About 50% of the sites or pages were now offline. 45% were irrelevant to me,
either because I was no longer interested, they'd been superseded by something
better, or they were outdated code snippets or examples, etc. 3% I (finally)
read or skimmed, none of these changed my life. 2% were useful sites, mostly
collections of things (stock imagery, audio samples) I would struggle to find
in Google now or I don't manually type in frequently. I added keywords to the
titles (you can't tag in Chrome) and sorted them into folders.

I was also a tab monster. I'd have ~150 or open at all times (thanks Great
Suspender!) - usually things I wanted to read later or come back to.

I drew a line - tabs get 48 hours and then they're closed.
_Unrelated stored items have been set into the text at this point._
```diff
@@ -416,17 +423,25 @@
         if ((threadIdx.x & 63) == 63 && total > 0) b = atomicAdd(counter, total);
         return __shfl(b, 63) + inc - n;
     };
+    auto emit = [&](int2 *dst, int at, int kind, int n) {
+        for (int i = 0; i < n; ++i) {
+            const SgDqItem it = sg_dq_item(kind, c, q_base, q_size, a.dq_n2, lanes, lanes_back, i);
+            dst[at + i] = make_int2((int)it.start, it.count | (f1 << 10));
+        }
+        return at + n;
+    };
     int base = reserve(n_items, a.pw_count);
     if (a.pw_items1) {
-        int base1 = reserve(n_one, a.pw_count + 1);
-        for (int k = 0; k < nf; k += lanes)
-            a.pw_items1[base1++] = make_int2((int)(q_base + k), (nf - k < lanes ? nf - k : lanes) | (f1 << 10));
+        const int base1 = reserve(split ? n_few : n_one, a.pw_count + 1);
+        emit(a.pw_items1, base1, split ? SG_DQ_FEW : SG_DQ_ONE, split ? n_few : n_one);
+        if (a.dq_n2 > 0) {
+            const int base2 = reserve(split ? n_one : 0, a.pw_count + 2);
+            if (split) emit(a.pw_items_one, base2, SG_DQ_ONE, n_one);
+        }
     } else {
-        for (int k = 0; k < nf; k += lanes)
-            a.pw_items[base++] = make_int2((int)(q_base + k), (nf - k < lanes ? nf - k : lanes) | (f1 << 10));
-    }
-    for (int k = 0; k < nb; k += lanes_back)
-        a.pw_items[base++] = make_int2((int)(q_base + q_size - nb + k), (nb - k < lanes_back ? nb - k : lanes_back) | (f1 << 10));
+        base = emit(a.pw_items, base, SG_DQ_ONE, n_one);
+    }
+    emit(a.pw_items, base, SG_DQ_BACK, n_back);
 }
 
 __global__ __launch_bounds__(256) void k_tier_gather(SgBeamArgs a, int n_regions_ub)
@@ -716,17 +731,22 @@
     }
 }
 
-template <typename T, int N>
-__global__ __launch_bounds__(256, 4) void k_power_few(SgBeamArgs a, int lmax)
-{
-    __shared__ double s_amp[N + 1][256], s_rho[N + 1][256], s_best[256];
-    __shared__ int s_win[N + 1][256], s_zone[N + 1][256], s_k[256];
-    __shared__ int s_mark[256];
+template <int N>
+struct SgFewLds {
+    double amp[N + 1][256], rho[N + 1][256], best[256];
+    int win[N + 1][256], zone[N + 1][256], k[256];
+    int mark[256];
+};
+
+template <typename T, int N, int NL>
+__device__ __forceinline__ void sg_few_item(const SgBeamArgs &a, const int lmax, SgFewLds<NL> &lds, const int2 it)
+{
+    static_assert(N <= NL, "the block's cells hold NL + 1 scatterers per beam");
+    auto &s_amp = lds.amp; auto &s_rho = lds.rho; auto &s_best = lds.best;
+    auto &s_win = lds.win; auto &s_zone = lds.zone; auto &s_k = lds.k;
+    int *s_mark = lds.mark;
     const int tid = (int)threadIdx.x, lane = tid & 63, wbase = tid & ~63;
-    const int n_items = a.pw_count[1];
-    const int step = (int)gridDim.x * 4;
-    for (int i = (int)blockIdx.x * 4 + __builtin_amdgcn_readfirstlane(tid >> 6); i < n_items; i += step) {
-        const int2 it = a.pw_items1[i];
+    {
         const int start = __builtin_amdgcn_readfirstlane(it.x), dy = __builtin_amdgcn_readfirstlane(it.y);
         const int cnt = dy & 1023, item_f = (dy >> 10) - 1;
         const bool live = lane < cnt;
@@ -841,6 +861,20 @@
         sg_add_diff2(a.diff2, live, f, live ? (long long)o.diff2 : 0);
         asm volatile("s_waitcnt lgkmcnt(0)" ::: "memory");
     }
+}
+
+template <typename T, int N, int LISTS>
+__global__ __launch_bounds__(256, 4) void k_power_few(SgBeamArgs a, int lmax)
+{
+    static_assert(LISTS == 1 || LISTS == 3 || (LISTS == 2 && N == 1), "the one-flake items take the N = 1 code");
+    __shared__ SgFewLds<N> lds;
+    const int n_front = (LISTS & 1) ? a.pw_count[1] : 0, n_items = n_front + ((LISTS & 2) ? a.pw_count[2] : 0);
+    const int step = (int)gridDim.x * 4;
+    int i = (int)blockIdx.x * 4 + __builtin_amdgcn_readfirstlane((int)threadIdx.x >> 6);
+    if constexpr ((LISTS & 1) != 0)
+        for (; i < n_front; i += step) sg_few_item<T, N, N>(a, lmax, lds, a.pw_items1[i]);
+    if constexpr ((LISTS & 2) != 0)
+        for (; i < n_items; i += step) sg_few_item<T, 1, N>(a, lmax, lds, a.pw_items_one[i - n_front]);
 }
 
 template <typename T>
@@ -951,11 +985,24 @@
         }
         if (a->pw_items1 && (which & 1)) {
             hipStream_t s1 = st;
-            const unsigned g1 = (unsigned)std::min<int64_t>((int64_t)cus * 4, (a->n_total / LANES + a->n_regions_ub + 3) / 4);
+            const unsigned g1 = (unsigned)std::min<int64_t>((int64_t)cus * 4, (a->n_total / LANES + (a->dq_n2 > 0 ? 2 : 1) * a->n_regions_ub + 3) / 4);
             if (g1 > 0) {
-                if (a->front_max == 1) hipLaunchKernelGGL((k_power_few<T, 1>), dim3(g1), dim3(256), 0, s1, *a, LMAX);
-                else if (a->front_max == 2) hipLaunchKernelGGL((k_power_few<T, 2>), dim3(g1), dim3(256), 0, s1, *a, LMAX);
-                else hipLaunchKernelGGL((k_power_few<T, 3>), dim3(g1), dim3(256), 0, s1, *a, LMAX);
+                if (a->dq_n2 > 0) {
+#if defined(SG_FEW_TWO_LAUNCHES)
+                    hipLaunchKernelGGL((k_power_few<T, 1, 2>), dim3(g1), dim3(256), 0, s1, *a, LMAX);
+                    if (a->front_max == 2) hipLaunchKernelGGL((k_power_few<T, 2, 1>), dim3(g1), dim3(256), 0, s1, *a, LMAX);
+                    else hipLaunchKernelGGL((k_power_few<T, 3, 1>), dim3(g1), dim3(256), 0, s1, *a, LMAX);
+#else
+                    if (a->front_max == 2) hipLaunchKernelGGL((k_power_few<T, 2, 3>), dim3(g1), dim3(256), 0, s1, *a, LMAX);
+                    else {
+                        hipLaunchKernelGGL((k_power_few<T, 3, 1>), dim3(g1), dim3(256), 0, s1, *a, LMAX);
+                        hipLaunchKernelGGL((k_power_few<T, 1, 2>), dim3(g1), dim3(256), 0, s1, *a, LMAX);
+                    }
+#endif
+                }
+                else if (a->front_max == 1) hipLaunchKernelGGL((k_power_few<T, 1, 1>), dim3(g1), dim3(256), 0, s1, *a, LMAX);
+                else if (a->front_max == 2) hipLaunchKernelGGL((k_power_few<T, 2, 1>), dim3(g1), dim3(256), 0, s1, *a, LMAX);
+                else hipLaunchKernelGGL((k_power_few<T, 3, 1>), dim3(g1), dim3(256), 0, s1, *a, LMAX);
             }
             SG_CHECK_LAUNCH();
             if (ev_few && hipEventRecord(ev_few, st) != hipSuccess) return (int)hipGetLastError();
```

Websites only get
bookmarked if they contain something likely to last and I'd struggle to find
if I Googled again. Both the tabs and the bookmarks created unnecessary mental
load. Every suspended tab and "read me later" bookmark became another weight
around my neck that screamed "still haven't got around to me, eh? Fail!" Now
I'm working to the "read it asap or act on it asap - or it's not something you
_really_ wanted." I guess a kind of Marie Kondo for my head, which is really
rather freeing.

Perhaps Memex is a good middle ground. A chance to drag up the past as and
when _my life_ is ready for it, without the future affecting the present. I'll
give it a go.

------
rollinDyno
Something I noticed when I use "Read Later" style applications to save pages
is that I will, most of the time, forget about how I arrived at a certain
page. This is important to me because it gives me the context to decide a
perspective on the page.

If I was able to save pages while also knowing where I found them and maybe
make a comment about why I found it interesting, then I would be able to
organize my knowledge in a way that mirrors my train of thought.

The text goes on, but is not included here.